- [Given data]
• • • • • • •
template <class Dev, class F>
static inline void mwb_for_each_env_array(Dev &s, Dev &d, bool frame_reuse, F &&f) {
#define MWB_MINOR(p, rows, per, when, why) if (when) f(s.p, d.p, MwbEnvArray{#p, true, (uint32_t)(rows), (size_t)(per), why})
#define MWB_MAJOR(p, count, when, why) if (when) f(s.p, d.p, MwbEnvArray{#p, false, 1u, (size_t)(count), why})
    const char *const COPIED = nullptr;
    const char *const OUTPUT = "an output of the last transition or render: the next one rewrites it";
    const char *const DISPATCH = "dispatch scratch: a heuristic or a work list rebuilt before every launch";
    const char *const CACHE = "the copy pass and the render it runs maintain the cached frames and their flags";
    const int B = s.n_boxes;
    const bool always = true, ent = s.ent_task != 0, depth = s.want_depth != 0;
    const size_t pixels = (size_t)s.W * s.H;
    MWB_MINOR(agent_x, 1, 1, always, COPIED); MWB_MINOR(agent_z, 1, 1, always, COPIED); MWB_MINOR(agent_dir, 1, 1, always, COPIED);
    MWB_MINOR(box_x, B, 1, always, COPIED); MWB_MINOR(box_z, B, 1, always, COPIED); MWB_MINOR(box_dir, B, 1, always, COPIED);
    MWB_MINOR(box_y, B, 1, always, COPIED); MWB_MINOR(box_color, B, 3, always, COPIED); MWB_MINOR(box_size, B, 1, always, COPIED);
    MWB_MINOR(carrying, 1, 1, always, COPIED); MWB_MINOR(goal_dist, 1, 1, always, COPIED);
    MWB_MINOR(episode_count, 1, 1, always, COPIED); MWB_MINOR(task_step_count, 1, 1, always, COPIED); MWB_MINOR(goal_idx, 1, 1, always, COPIED);
    MWB_MAJOR(cam, 4, always, COPIED); MWB_MAJOR(sky_color, 3, always, COPIED); MWB_MAJOR(light_pos, 3, always, COPIED);
    MWB_MAJOR(light_color, 3, always, COPIED); MWB_MAJOR(light_ambient, 3, always, COPIED);
    MWB_MINOR(step_count, 1, 1, always, COPIED); MWB_MINOR(n_rooms, 1, 1, always, COPIED); MWB_MINOR(n_segs, 1, 1, always, COPIED);
    MWB_MINOR(n_rrooms, 1, 1, always, COPIED);
    MWB_MAJOR(world_ext, 4, always, COPIED);
    MWB_MAJOR(rng, MWB_MT_WORDS, always, COPIED);
    MWB_MAJOR(rooms, (size_t)s.R_max * s.room_words, always, COPIED);
    MWB_MINOR(segs, s.S_max * 4, 1, always, COPIED);
    MWB_MINOR(ent_meta, B, 1, ent, COPIED); MWB_MINOR(ent_radius, B, 1, ent, COPIED); MWB_MINOR(ent_height, B, 1, ent, COPIED);
    MWB_MINOR(ent_scale, B, 1, ent, COPIED);
    MWB_MAJOR(ent_order, MWB_ORDER_STRIDE, ent, COPIED); MWB_MINOR(n_order, 1, 1, ent, COPIED);
    MWB_MINOR(task_f, 1, 1, ent, COPIED); MWB_MINOR(task_i, 1, 1, ent, COPIED); MWB_MAJOR(text_tex, 8, ent, COPIED);
    MWB_MINOR(ovr_slot, 1, 1, ent, COPIED); MWB_MAJOR(ovr_pose, 4, ent, COPIED);
    MWB_MAJOR(frame, s.frame_words, always, "prep_kernel rebuilds it before every render");
    MWB_MINOR(reset_set, 1, 1, always, "the copy pass sets and clears it around the render it runs");
    MWB_MINOR(reset_list, 1, 1, always, "the copy pass sets and clears it around the render it runs");
    MWB_MAJOR(obs, pixels * 3, always, OUTPUT); MWB_MAJOR(depth, pixels, depth, OUTPUT);
    MWB_MAJOR(cost, 2, always, DISPATCH); MWB_MINOR(bucket, 1, 1, always, DISPATCH);
    MWB_MINOR(order_bufs[0], 1, 1, always, DISPATCH); MWB_MINOR(order_bufs[1], 1, 1, always, DISPATCH);
    MWB_MINOR(render_list, 1, 1, always, DISPATCH); MWB_MINOR(reuse_list, 1, 1, always, DISPATCH);
    MWB_MAJOR(frame_cache, pixels * 3, frame_reuse, CACHE); MWB_MAJOR(depth_cache, pixels, frame_reuse && depth, CACHE);
    MWB_MINOR(frame_cached, 1, 1, frame_reuse, CACHE); MWB_MINOR(frame_same, 1, 1, frame_reuse, CACHE);
#undef MWB_MINOR
#undef MWB_MAJOR
}

struct MwbCopyDesc {
    const char *src;
    char *dst;
    uint32_t rows, elem;
    uint64_t src_stride, dst_stride;
    uint32_t first_chunk;
    uint32_t pad;
};
#define MWB_COPY_SMALL_ELEM 32
#define MWB_COPY_ROW_CHUNK 8

template <class F>
static inline void mwb_for_each_copied_array(const MwbDev &s, const MwbDev &d, F &&f) {
    mwb_for_each_env_array(s, d, false, [&](auto *sp, auto *dp, const MwbEnvArray &a) {
        if (a.not_copied) return;
        const uint64_t elem = sizeof(*sp) * a.per;
        f((const char *)sp, (char *)dp, a.rows, (uint32_t)elem, a.minor ? elem * (uint64_t)s.N : 0, a.minor ? elem * (uint64_t)d.N : 0);
    });
}

void mwb_launch_copy_validate(const int32_t *dst_idx, const int32_t *src_idx, int count, int n_dst, int n_src, int same_handle,
                              int32_t *dst_pairs, uint8_t *src_mark, int2 *pairs, unsigned long long *rejected, hipStream_t s);
void mwb_launch_copy_envs(const MwbCopyDesc *table, int n_small, int small_chunks, int n_large, const int2 *pairs, int count, hipStream_t s);
void mwb_launch_copy_list(const MwbDev &d, const int2 *pairs, int count, int what, hipStream_t s);
void mwb_launch_copy_stack(char *dst, size_t env_bytes_dst, size_t off_dst, const char *src, size_t env_bytes_src, size_t off_src,
                           size_t window_bytes, const int2 *pairs, int count, hipStream_t s);

void mwb_launch_repeat_fold(const MwbDev &d, int sub, int last, int repeat, const uint8_t *skip, const int32_t *counts, double *sum,
                            int32_t *taken, uint8_t *same, uint8_t *frozen, hipStream_t s);

struct MwbRollout {
    int N, T, nstack, R;
    int grey;
    int base, cursor;
    size_t frame_bytes;
    char *ring;
    uint8_t *age;
    float *reward, *mask, *feature;
    unsigned long long *rejected;
};
void mwb_launch_rollout_push(const MwbRollout &r, int t, int after_reset, const uint8_t *fresh_dev, const uint8_t *done, const float *reward,
                             const float *feature, hipStream_t s);
void mwb_launch_rollout_after_update(const MwbRollout &r, hipStream_t s);
void mwb_launch_rollout_gather(const MwbRollout &r, const int64_t *index, int count, void *out, int out_float, hipStream_t s);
• • • • • • •
- [Task objective]
The answer consists only of the lines from the one containing "void mwb_launch_copy_list(const MwbDev" to the end of the records, each written out exactly.

- [Exercise answer]
void mwb_launch_copy_list(const MwbDev &d, const int2 *pairs, int count, int what, hipStream_t s);
void mwb_launch_copy_stack(char *dst, size_t env_bytes_dst, size_t off_dst, const char *src, size_t env_bytes_src, size_t off_src,
                           size_t window_bytes, const int2 *pairs, int count, hipStream_t s);

void mwb_launch_repeat_fold(const MwbDev &d, int sub, int last, int repeat, const uint8_t *skip, const int32_t *counts, double *sum,
                            int32_t *taken, uint8_t *same, uint8_t *frozen, hipStream_t s);

struct MwbRollout {
    int N, T, nstack, R;
    int grey;
    int base, cursor;
    size_t frame_bytes;
    char *ring;
    uint8_t *age;
    float *reward, *mask, *feature;
    unsigned long long *rejected;
};
void mwb_launch_rollout_push(const MwbRollout &r, int t, int after_reset, const uint8_t *fresh_dev, const uint8_t *done, const float *reward,
                             const float *feature, hipStream_t s);
void mwb_launch_rollout_after_update(const MwbRollout &r, hipStream_t s);
void mwb_launch_rollout_gather(const MwbRollout &r, const int64_t *index, int count, void *out, int out_float, hipStream_t s);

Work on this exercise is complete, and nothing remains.